What you need to do: For the data below, restate word for word only the lines from the line containing "#ifndef MHE_KO" through the line containing "const int hi", both ends included.

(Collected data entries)
++++++

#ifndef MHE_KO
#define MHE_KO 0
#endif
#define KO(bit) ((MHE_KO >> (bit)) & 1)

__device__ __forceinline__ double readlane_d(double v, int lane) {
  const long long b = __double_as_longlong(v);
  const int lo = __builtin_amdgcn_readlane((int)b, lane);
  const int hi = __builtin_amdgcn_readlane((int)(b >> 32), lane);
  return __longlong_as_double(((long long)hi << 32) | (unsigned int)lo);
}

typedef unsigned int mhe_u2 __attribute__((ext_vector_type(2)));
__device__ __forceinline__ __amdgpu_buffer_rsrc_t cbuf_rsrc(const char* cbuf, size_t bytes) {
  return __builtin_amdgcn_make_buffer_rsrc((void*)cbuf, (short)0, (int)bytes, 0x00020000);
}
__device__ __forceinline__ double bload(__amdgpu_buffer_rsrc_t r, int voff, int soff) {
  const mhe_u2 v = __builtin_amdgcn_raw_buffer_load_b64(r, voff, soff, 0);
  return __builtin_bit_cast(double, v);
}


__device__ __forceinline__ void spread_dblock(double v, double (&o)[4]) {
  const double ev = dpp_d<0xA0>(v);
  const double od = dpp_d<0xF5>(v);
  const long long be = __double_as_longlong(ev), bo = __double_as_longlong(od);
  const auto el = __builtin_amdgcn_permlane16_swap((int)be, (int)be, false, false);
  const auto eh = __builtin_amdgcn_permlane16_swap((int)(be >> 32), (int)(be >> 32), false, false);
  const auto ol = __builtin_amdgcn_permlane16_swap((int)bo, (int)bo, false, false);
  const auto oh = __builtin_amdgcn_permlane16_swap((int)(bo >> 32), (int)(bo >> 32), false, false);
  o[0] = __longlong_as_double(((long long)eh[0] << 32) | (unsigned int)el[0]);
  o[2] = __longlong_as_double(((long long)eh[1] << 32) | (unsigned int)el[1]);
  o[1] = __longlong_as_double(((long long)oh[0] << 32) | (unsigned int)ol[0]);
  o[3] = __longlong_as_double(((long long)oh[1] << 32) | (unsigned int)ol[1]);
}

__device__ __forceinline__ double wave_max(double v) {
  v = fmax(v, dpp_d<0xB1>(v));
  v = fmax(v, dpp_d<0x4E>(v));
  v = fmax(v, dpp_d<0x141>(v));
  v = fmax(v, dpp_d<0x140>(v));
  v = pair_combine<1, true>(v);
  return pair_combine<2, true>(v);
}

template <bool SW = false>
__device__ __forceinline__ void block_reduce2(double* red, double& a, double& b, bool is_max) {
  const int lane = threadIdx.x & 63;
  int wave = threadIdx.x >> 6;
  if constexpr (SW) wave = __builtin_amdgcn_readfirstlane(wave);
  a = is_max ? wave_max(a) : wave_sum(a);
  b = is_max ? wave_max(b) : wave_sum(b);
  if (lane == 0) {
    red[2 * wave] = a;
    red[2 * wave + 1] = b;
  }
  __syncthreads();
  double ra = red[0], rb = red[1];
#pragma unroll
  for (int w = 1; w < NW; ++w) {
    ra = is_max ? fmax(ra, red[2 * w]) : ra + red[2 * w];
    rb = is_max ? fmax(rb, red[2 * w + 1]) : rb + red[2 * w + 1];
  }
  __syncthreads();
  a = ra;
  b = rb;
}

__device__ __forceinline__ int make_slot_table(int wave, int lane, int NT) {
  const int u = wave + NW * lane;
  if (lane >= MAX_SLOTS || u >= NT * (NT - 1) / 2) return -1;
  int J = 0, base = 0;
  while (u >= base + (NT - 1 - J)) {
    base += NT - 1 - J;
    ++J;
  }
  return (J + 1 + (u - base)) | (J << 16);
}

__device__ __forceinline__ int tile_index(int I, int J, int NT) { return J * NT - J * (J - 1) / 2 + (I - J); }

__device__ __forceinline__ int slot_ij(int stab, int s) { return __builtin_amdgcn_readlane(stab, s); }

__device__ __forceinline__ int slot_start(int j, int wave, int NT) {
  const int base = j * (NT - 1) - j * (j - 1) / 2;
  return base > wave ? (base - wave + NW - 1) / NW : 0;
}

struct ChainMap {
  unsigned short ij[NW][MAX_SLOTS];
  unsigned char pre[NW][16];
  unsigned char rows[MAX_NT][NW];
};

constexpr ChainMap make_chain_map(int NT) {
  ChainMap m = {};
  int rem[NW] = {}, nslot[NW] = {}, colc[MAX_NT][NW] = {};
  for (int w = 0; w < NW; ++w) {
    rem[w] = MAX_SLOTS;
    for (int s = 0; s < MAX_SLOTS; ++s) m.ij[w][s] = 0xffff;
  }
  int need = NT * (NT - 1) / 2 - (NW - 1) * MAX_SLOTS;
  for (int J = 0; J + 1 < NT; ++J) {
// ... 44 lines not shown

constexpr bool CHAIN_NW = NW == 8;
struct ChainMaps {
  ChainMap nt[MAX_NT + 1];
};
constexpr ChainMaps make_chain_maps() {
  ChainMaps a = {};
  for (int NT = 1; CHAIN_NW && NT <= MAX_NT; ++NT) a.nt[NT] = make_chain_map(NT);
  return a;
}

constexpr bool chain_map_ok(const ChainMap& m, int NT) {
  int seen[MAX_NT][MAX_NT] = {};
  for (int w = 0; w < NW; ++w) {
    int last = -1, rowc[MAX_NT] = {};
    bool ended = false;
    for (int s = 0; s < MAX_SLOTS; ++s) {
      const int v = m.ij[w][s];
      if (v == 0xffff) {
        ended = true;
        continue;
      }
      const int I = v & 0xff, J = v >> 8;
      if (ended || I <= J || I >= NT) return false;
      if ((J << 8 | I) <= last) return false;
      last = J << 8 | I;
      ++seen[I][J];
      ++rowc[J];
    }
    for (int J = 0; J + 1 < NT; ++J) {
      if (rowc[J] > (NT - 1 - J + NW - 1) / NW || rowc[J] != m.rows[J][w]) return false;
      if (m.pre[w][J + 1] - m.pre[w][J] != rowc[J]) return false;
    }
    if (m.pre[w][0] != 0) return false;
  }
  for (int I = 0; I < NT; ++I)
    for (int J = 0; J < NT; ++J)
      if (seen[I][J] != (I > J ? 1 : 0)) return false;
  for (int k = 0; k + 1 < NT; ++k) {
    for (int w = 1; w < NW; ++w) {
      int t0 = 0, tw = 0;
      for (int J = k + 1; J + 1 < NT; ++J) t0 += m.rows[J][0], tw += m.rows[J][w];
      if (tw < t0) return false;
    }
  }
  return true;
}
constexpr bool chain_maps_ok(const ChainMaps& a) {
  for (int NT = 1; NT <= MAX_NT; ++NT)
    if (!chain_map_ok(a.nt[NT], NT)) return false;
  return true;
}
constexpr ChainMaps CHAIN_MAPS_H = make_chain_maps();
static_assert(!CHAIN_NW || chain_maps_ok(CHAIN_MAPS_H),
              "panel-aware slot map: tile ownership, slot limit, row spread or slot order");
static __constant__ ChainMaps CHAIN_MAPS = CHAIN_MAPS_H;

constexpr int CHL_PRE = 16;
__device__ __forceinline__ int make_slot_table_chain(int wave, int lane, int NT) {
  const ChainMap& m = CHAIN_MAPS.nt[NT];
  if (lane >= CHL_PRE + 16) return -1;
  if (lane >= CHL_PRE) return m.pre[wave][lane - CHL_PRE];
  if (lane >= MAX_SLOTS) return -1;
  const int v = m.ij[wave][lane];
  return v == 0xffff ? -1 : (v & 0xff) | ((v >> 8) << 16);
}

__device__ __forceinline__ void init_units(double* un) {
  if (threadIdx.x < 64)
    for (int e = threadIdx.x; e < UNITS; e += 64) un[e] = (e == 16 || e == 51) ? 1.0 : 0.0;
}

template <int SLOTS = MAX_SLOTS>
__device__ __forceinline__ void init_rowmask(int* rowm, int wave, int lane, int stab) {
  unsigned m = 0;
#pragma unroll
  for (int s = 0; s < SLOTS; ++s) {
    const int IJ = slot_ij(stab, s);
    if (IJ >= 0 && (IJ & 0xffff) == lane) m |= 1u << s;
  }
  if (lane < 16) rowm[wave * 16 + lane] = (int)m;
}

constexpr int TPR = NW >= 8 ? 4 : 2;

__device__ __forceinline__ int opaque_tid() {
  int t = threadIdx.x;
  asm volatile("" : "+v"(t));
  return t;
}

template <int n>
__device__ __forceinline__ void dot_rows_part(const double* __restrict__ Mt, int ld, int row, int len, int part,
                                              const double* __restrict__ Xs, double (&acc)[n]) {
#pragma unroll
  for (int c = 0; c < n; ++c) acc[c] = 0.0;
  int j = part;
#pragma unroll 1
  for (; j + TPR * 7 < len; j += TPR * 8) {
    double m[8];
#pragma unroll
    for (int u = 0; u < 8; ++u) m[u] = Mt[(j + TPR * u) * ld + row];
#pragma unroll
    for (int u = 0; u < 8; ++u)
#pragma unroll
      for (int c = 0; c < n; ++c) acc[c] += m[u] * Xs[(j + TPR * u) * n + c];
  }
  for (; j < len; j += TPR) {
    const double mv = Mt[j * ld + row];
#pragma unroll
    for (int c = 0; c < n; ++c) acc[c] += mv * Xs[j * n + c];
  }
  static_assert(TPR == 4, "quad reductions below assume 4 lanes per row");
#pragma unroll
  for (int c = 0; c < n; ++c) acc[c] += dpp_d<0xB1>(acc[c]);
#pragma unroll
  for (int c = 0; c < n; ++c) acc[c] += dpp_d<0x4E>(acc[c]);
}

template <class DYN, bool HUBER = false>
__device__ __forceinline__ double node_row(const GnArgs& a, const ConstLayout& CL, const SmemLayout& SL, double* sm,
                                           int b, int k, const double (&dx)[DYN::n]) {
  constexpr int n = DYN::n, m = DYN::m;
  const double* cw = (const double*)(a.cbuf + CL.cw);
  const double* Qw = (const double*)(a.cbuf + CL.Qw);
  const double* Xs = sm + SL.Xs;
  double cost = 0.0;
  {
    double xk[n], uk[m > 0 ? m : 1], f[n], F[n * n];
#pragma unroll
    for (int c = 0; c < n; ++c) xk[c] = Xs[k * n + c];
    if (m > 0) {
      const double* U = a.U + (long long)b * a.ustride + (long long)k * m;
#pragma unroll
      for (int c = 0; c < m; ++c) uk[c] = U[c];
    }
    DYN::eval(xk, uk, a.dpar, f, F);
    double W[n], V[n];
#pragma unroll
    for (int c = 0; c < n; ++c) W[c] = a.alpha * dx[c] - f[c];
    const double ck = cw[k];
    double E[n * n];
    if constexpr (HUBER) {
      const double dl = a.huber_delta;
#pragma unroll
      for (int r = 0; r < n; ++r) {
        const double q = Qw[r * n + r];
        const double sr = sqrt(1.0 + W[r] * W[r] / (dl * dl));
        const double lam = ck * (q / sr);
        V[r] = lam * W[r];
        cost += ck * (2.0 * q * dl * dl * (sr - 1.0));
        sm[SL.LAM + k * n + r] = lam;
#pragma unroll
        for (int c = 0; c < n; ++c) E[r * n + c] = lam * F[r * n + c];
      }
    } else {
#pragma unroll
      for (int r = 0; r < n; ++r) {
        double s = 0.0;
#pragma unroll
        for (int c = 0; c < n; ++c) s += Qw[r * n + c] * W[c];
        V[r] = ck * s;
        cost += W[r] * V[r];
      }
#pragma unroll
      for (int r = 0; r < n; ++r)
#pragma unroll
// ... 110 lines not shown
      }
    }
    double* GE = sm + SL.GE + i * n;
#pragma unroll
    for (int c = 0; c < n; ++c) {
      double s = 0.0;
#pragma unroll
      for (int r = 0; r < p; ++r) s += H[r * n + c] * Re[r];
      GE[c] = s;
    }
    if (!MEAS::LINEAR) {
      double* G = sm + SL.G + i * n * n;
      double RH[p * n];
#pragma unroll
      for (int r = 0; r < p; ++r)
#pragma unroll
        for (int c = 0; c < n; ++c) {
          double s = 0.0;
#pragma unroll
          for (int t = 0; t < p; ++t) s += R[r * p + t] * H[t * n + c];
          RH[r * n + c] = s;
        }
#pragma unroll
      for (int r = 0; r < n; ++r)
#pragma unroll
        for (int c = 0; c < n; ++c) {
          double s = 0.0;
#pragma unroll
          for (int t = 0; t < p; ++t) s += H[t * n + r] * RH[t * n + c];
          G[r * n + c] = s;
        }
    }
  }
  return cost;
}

++++++

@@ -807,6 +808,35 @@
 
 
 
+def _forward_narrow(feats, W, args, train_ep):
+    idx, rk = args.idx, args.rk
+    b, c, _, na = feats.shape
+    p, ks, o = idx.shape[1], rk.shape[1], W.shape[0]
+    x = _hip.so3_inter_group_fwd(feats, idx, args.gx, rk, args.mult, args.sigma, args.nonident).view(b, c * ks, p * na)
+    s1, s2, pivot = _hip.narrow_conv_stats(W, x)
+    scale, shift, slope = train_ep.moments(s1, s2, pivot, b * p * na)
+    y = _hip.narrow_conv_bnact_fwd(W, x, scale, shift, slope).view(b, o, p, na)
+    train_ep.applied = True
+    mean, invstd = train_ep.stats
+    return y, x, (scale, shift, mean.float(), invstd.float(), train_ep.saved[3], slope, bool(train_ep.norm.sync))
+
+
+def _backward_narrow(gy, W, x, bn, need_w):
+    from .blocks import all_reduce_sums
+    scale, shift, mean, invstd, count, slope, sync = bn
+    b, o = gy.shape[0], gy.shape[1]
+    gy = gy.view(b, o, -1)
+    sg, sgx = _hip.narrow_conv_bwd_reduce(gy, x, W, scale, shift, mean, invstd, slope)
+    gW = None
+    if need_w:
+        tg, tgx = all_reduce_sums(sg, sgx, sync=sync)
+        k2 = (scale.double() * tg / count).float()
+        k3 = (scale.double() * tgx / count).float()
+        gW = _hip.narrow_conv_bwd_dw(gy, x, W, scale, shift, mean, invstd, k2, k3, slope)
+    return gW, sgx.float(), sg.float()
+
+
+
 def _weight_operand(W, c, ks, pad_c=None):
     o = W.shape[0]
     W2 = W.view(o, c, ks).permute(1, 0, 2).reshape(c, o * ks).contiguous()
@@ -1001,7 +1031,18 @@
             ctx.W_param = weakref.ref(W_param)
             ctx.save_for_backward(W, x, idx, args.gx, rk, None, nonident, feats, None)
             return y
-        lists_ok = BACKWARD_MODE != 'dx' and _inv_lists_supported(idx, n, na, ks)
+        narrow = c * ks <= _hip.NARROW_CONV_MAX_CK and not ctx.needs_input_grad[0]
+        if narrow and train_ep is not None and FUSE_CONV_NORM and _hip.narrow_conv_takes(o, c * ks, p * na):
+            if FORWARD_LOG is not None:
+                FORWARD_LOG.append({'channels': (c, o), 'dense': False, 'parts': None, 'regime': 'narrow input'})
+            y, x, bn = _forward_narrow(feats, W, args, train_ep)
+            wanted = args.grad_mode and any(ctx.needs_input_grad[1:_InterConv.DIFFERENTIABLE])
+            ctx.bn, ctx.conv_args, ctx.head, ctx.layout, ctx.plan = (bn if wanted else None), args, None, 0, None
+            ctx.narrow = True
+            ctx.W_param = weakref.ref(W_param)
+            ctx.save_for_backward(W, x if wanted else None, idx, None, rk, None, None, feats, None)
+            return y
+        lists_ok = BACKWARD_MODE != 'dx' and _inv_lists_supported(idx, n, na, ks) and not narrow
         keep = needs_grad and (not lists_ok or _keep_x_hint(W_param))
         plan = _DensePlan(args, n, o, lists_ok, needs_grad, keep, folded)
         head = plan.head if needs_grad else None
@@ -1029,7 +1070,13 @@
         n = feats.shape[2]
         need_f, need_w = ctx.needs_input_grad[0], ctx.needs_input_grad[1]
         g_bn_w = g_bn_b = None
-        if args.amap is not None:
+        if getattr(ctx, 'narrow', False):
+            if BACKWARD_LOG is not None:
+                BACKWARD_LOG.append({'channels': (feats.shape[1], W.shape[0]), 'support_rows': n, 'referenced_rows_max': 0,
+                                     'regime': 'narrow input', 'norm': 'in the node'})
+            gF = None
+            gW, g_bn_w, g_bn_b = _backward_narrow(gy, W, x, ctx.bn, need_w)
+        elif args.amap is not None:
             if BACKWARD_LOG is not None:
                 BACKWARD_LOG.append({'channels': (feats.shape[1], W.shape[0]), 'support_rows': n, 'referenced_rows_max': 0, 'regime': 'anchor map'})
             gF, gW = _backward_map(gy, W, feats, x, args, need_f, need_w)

++++++

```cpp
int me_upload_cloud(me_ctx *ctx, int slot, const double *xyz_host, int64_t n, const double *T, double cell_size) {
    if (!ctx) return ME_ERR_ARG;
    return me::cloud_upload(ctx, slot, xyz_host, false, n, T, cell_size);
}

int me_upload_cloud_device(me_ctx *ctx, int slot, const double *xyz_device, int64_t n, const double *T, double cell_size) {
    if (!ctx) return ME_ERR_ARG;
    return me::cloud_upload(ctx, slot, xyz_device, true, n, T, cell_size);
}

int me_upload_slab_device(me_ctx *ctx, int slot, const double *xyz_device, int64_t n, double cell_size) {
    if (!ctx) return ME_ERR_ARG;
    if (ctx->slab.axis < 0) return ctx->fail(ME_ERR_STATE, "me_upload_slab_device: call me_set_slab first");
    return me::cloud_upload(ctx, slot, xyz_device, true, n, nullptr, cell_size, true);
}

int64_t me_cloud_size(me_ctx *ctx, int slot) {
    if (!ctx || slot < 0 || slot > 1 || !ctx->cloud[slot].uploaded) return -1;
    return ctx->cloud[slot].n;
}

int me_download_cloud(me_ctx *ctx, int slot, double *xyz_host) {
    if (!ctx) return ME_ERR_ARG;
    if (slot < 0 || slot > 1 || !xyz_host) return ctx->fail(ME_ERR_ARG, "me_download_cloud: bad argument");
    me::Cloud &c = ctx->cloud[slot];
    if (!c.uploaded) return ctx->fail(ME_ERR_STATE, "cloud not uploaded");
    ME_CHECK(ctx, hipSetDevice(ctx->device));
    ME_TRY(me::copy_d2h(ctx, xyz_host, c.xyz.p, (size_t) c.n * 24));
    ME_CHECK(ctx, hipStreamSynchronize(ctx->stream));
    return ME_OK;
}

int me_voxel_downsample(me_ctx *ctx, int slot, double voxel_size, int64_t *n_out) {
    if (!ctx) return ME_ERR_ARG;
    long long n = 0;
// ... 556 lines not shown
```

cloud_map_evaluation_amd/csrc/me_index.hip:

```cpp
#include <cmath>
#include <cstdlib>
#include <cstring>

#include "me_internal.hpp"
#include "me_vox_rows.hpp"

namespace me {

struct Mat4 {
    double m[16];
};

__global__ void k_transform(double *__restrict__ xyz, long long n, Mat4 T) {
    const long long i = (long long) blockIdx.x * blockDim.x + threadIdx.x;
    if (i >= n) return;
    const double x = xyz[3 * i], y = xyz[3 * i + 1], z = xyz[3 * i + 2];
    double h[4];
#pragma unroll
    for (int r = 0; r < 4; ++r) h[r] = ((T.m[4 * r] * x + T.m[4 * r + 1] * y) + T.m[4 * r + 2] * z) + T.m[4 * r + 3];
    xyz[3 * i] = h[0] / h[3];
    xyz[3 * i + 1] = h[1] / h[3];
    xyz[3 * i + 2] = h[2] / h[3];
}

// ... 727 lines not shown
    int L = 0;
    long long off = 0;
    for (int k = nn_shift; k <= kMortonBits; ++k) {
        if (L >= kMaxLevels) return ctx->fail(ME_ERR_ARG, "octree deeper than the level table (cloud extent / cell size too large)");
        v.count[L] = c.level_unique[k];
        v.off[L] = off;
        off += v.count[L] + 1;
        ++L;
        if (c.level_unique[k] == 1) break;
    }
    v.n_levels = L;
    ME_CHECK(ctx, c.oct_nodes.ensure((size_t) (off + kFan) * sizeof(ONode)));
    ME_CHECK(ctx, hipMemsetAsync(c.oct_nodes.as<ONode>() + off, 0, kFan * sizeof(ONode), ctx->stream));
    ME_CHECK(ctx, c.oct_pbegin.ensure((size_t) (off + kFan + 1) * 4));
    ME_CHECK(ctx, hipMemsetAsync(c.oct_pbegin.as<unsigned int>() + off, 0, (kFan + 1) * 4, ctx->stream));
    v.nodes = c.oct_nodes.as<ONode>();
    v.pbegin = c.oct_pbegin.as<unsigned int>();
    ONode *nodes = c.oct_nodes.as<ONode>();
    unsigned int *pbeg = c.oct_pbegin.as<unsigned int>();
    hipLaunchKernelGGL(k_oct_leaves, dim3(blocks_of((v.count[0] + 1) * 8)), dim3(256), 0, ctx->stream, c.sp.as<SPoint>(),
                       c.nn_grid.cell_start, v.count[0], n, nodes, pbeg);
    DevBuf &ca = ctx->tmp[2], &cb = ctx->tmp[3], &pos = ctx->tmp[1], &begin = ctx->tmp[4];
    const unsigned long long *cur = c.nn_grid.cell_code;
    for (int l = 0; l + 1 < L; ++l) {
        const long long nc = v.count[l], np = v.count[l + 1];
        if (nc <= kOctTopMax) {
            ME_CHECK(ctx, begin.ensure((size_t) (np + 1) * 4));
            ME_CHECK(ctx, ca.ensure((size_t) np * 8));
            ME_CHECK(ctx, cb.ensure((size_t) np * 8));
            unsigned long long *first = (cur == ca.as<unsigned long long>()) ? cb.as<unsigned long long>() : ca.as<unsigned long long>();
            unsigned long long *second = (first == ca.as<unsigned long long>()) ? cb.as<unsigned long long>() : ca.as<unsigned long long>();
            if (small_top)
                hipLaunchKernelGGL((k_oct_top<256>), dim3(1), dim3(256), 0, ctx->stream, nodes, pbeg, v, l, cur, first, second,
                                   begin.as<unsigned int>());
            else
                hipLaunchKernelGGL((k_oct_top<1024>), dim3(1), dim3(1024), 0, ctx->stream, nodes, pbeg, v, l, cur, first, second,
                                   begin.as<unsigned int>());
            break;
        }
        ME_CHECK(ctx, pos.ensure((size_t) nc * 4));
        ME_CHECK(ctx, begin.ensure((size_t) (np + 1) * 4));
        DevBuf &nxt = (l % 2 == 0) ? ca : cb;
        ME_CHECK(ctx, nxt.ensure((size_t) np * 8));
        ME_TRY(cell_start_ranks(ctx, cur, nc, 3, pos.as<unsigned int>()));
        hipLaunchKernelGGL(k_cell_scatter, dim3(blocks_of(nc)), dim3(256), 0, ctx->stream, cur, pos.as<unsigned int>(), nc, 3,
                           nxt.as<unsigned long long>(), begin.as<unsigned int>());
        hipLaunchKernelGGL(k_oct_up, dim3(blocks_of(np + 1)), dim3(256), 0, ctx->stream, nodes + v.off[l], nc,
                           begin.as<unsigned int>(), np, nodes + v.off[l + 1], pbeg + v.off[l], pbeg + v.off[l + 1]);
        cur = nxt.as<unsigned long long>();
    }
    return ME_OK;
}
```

++++++

Exercise output:
#ifndef MHE_KO
#define MHE_KO 0
#endif
#define KO(bit) ((MHE_KO >> (bit)) & 1)

__device__ __forceinline__ double readlane_d(double v, int lane) {
  const long long b = __double_as_longlong(v);
  const int lo = __builtin_amdgcn_readlane((int)b, lane);
  const int hi = __builtin_amdgcn_readlane((int)(b >> 32), lane);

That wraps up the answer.